» Assigned task
Return every line of the data that contains the string "memory".

Collected data entries
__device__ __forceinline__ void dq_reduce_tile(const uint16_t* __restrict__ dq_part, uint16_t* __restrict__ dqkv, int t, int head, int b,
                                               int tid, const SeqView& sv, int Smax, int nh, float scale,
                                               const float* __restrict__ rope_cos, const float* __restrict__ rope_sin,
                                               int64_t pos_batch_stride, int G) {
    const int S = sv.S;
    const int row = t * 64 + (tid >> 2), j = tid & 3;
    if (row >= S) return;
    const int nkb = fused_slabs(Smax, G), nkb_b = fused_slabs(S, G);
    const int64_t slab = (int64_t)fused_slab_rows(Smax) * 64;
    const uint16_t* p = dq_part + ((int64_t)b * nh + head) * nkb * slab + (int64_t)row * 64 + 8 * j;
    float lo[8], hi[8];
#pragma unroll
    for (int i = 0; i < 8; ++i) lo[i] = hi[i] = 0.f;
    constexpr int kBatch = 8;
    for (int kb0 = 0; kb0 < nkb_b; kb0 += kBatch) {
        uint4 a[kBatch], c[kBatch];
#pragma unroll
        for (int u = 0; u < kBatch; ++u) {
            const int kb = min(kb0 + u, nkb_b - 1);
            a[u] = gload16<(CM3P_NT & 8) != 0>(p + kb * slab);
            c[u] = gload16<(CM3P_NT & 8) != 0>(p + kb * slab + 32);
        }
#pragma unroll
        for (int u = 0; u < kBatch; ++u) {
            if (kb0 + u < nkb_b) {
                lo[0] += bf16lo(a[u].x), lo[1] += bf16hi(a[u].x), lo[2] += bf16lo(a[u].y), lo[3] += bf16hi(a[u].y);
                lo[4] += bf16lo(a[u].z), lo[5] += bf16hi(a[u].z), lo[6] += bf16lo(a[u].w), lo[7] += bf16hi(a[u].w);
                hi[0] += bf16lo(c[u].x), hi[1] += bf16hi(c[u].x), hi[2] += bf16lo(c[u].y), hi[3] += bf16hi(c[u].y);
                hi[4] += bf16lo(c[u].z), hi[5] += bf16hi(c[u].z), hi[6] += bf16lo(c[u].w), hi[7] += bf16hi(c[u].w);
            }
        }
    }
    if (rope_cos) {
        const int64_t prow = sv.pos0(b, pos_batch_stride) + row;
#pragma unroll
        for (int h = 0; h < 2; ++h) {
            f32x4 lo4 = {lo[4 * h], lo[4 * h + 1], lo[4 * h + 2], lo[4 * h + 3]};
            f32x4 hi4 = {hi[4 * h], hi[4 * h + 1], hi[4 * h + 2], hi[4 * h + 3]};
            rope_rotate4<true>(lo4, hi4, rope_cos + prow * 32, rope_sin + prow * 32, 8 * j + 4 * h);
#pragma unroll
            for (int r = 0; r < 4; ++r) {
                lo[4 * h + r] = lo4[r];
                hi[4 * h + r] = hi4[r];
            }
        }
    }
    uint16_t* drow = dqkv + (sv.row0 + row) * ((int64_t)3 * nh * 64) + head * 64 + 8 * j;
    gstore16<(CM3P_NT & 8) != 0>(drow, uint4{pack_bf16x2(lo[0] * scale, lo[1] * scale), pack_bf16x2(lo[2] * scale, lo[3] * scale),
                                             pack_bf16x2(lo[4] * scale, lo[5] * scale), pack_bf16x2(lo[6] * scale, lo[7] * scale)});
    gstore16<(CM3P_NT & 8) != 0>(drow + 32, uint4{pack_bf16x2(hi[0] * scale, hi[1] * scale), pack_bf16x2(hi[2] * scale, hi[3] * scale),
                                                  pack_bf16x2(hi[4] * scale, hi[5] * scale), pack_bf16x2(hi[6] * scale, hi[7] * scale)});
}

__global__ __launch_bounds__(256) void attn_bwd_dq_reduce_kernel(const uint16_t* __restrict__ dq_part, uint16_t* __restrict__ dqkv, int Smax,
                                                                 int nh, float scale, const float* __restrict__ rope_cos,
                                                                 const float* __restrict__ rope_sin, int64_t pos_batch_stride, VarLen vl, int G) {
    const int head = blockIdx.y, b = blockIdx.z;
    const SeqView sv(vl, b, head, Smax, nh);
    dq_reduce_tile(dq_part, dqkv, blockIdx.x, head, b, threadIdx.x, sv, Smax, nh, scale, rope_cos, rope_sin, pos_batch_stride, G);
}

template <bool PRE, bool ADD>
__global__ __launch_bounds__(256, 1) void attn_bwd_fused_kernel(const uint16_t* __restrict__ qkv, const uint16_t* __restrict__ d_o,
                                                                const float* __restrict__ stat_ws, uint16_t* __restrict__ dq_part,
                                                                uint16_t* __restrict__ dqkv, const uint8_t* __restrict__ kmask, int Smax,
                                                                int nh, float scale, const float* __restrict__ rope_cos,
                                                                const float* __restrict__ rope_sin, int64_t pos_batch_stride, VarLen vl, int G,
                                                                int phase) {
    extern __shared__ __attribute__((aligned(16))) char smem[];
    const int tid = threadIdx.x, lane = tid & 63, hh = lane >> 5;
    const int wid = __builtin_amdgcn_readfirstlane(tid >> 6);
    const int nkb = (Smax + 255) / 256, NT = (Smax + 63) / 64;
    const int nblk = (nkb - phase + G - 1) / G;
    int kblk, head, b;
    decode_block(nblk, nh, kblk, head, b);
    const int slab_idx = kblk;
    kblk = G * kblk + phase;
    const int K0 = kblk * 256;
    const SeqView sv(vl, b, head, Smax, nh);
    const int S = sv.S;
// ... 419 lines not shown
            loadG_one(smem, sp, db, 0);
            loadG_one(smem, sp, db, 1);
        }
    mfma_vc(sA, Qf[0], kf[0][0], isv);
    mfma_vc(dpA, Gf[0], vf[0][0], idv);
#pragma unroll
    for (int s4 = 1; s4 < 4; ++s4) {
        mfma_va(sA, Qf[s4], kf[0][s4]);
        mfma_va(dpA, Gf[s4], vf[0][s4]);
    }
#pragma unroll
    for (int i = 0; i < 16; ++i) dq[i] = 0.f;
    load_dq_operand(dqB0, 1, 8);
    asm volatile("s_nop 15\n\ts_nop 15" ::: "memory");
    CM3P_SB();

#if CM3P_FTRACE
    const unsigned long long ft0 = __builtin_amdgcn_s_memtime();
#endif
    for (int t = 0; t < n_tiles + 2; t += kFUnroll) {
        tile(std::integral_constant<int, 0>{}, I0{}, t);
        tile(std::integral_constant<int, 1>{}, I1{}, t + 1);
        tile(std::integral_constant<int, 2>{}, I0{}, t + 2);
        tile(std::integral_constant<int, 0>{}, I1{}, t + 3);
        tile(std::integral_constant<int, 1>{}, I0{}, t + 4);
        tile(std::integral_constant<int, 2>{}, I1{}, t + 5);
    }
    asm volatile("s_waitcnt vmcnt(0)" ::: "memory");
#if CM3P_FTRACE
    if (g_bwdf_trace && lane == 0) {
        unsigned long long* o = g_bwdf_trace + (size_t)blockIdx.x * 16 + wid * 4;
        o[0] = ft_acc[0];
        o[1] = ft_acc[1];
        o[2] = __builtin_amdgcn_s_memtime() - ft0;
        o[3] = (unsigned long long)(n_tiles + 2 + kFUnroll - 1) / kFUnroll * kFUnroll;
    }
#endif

---

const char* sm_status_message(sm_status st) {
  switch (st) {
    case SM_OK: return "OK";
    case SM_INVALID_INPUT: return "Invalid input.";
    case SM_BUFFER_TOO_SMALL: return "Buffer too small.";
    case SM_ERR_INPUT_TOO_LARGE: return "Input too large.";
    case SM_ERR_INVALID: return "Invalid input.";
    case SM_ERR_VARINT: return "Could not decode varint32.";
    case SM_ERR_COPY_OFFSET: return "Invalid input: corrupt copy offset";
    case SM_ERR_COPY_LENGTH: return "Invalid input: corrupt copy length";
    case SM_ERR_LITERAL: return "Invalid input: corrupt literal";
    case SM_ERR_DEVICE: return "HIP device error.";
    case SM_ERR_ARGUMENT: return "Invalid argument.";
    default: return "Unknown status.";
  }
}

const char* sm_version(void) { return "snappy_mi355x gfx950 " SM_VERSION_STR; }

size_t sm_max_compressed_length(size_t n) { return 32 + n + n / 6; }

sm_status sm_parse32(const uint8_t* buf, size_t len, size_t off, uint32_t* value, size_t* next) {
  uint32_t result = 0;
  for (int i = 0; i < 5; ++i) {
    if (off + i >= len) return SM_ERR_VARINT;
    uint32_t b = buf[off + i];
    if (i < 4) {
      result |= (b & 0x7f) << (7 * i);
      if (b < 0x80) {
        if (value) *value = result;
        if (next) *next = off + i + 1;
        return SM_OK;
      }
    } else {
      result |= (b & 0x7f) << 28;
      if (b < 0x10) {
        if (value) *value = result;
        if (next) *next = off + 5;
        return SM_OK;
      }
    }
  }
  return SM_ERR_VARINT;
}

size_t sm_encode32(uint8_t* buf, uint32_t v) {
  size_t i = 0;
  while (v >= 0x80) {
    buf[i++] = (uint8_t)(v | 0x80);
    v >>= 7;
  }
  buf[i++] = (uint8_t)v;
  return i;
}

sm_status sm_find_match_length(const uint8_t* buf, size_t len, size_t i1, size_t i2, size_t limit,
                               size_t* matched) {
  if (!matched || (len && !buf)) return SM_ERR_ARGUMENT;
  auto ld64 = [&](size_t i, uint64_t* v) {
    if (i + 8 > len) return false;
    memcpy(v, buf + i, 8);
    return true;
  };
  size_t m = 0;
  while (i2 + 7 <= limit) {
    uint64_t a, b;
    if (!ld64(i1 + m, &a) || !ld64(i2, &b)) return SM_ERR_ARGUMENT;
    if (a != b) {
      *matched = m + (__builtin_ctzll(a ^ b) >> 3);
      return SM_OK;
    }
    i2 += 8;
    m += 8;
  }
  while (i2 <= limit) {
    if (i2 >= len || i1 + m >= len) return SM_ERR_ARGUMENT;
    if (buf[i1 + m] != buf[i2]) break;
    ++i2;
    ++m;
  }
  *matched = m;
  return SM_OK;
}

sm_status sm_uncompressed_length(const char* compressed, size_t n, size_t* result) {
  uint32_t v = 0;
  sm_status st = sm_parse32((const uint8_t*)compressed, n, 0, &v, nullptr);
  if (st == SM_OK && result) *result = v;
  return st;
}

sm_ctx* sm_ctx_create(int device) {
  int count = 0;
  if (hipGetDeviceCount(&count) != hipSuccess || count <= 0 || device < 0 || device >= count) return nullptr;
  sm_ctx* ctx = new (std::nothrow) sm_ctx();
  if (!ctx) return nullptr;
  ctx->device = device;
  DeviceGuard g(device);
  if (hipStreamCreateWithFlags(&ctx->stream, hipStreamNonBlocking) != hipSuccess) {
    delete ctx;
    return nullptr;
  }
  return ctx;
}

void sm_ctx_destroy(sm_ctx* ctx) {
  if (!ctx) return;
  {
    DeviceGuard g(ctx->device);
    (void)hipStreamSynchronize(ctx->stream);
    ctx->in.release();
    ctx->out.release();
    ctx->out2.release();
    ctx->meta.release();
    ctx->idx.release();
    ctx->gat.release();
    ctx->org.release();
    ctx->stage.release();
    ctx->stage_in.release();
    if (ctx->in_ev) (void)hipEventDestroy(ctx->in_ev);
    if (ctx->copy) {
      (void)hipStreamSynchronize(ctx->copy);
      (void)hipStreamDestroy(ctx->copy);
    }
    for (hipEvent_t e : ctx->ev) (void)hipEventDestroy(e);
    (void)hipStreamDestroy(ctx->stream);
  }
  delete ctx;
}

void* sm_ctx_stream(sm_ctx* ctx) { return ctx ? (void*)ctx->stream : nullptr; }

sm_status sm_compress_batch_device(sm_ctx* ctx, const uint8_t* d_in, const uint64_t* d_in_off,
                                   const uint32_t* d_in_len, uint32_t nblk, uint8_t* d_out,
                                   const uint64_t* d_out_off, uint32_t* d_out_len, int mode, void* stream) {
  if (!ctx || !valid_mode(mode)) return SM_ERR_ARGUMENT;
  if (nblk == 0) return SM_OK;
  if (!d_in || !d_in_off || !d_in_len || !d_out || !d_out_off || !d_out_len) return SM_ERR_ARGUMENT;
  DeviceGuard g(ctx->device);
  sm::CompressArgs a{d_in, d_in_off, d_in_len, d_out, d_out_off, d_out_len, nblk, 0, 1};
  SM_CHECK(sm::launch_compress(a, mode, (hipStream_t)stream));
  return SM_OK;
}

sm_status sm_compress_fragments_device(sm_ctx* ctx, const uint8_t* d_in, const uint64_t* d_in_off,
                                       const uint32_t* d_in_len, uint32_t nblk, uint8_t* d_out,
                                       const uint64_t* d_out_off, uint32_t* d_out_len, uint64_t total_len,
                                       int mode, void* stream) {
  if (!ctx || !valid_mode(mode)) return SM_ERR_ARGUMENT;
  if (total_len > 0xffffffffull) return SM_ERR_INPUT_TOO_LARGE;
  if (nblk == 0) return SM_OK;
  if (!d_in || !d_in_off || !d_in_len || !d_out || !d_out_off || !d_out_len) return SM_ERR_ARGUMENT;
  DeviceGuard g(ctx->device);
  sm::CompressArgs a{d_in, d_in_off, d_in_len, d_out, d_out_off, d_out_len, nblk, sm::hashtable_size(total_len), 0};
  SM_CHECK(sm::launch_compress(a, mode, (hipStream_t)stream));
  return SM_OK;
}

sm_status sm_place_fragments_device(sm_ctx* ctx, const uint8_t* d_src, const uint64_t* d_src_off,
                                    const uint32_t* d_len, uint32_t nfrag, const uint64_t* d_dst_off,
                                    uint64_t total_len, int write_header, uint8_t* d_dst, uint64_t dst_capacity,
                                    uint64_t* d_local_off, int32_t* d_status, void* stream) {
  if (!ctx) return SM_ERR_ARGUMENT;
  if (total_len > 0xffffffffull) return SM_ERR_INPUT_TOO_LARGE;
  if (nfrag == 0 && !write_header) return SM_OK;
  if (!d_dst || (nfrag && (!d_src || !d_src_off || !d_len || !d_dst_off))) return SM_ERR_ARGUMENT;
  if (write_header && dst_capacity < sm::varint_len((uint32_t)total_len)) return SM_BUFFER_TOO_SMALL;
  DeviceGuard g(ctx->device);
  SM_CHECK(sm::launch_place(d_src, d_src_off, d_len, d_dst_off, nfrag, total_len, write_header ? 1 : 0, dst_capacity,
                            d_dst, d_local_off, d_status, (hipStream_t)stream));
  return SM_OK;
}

...

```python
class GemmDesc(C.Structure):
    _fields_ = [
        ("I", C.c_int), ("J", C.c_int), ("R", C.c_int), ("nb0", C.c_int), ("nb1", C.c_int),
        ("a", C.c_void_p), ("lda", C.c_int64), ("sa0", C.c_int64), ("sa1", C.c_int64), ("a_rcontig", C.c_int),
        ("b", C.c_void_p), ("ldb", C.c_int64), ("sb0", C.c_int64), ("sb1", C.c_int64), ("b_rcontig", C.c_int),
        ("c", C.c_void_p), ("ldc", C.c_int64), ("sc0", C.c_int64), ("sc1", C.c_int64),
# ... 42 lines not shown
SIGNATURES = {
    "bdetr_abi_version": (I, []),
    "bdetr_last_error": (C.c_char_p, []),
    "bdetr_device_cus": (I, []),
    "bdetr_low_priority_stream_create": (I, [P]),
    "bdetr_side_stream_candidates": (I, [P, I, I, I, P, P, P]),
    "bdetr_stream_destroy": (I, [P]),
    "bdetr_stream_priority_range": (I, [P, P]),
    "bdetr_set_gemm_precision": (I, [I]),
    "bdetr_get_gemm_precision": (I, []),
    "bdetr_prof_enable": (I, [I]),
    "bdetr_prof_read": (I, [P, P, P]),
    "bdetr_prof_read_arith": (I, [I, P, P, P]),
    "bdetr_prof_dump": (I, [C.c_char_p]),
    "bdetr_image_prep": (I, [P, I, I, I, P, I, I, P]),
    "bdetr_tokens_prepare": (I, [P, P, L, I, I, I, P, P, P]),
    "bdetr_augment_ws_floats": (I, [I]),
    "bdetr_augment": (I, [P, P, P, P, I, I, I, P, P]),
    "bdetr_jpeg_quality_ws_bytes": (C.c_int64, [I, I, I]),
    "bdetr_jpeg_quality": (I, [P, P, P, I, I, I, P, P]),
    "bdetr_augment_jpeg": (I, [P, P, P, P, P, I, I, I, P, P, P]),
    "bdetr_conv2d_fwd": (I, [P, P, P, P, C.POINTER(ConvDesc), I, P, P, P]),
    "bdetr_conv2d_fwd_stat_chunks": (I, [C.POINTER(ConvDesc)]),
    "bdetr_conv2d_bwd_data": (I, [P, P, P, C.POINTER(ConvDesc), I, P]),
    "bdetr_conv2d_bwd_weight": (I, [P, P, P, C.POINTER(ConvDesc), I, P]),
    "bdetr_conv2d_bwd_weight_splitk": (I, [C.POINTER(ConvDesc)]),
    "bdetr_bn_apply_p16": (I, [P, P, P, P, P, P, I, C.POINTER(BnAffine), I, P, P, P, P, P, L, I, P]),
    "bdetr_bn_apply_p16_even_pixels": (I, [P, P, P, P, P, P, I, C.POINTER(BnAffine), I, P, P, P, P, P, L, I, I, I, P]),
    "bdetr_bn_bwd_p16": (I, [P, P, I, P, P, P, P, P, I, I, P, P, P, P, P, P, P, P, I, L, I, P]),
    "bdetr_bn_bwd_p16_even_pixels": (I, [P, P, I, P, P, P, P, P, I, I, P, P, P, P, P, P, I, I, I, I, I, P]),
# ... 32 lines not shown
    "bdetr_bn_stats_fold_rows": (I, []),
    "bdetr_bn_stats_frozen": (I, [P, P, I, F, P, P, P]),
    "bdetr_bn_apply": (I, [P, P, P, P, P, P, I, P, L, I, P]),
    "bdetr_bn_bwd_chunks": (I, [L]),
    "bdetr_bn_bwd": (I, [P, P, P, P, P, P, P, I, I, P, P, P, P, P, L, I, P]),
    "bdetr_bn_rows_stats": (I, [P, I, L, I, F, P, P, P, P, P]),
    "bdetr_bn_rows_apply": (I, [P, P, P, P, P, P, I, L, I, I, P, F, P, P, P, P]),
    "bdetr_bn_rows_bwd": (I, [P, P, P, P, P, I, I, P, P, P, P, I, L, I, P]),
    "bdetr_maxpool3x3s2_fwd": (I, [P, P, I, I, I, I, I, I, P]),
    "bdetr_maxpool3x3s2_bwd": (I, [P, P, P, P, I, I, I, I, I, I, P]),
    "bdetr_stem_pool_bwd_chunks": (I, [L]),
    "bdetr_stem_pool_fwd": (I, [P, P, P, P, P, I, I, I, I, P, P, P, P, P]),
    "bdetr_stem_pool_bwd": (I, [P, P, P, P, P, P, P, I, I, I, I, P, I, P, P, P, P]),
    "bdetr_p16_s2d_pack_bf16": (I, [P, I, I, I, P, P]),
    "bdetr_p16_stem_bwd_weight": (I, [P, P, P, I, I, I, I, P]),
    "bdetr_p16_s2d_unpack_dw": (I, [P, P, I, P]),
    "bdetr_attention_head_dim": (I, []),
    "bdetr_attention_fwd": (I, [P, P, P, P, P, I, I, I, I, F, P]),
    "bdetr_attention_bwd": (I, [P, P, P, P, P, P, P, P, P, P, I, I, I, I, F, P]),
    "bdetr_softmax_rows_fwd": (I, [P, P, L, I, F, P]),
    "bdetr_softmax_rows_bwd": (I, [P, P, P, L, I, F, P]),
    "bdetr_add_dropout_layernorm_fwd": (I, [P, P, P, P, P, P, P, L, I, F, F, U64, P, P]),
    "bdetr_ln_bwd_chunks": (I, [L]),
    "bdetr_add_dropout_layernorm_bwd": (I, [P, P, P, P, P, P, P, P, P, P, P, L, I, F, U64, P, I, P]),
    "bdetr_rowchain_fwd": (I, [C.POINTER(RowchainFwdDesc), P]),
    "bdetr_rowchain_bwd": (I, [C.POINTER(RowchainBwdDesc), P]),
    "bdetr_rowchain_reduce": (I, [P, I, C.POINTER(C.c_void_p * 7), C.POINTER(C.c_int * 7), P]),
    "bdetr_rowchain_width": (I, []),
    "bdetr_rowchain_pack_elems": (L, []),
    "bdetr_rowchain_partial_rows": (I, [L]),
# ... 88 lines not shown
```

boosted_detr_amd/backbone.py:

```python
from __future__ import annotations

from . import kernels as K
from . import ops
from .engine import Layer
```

» The answer
    asm volatile("s_nop 15\n\ts_nop 15" ::: "memory");
    asm volatile("s_waitcnt vmcnt(0)" ::: "memory");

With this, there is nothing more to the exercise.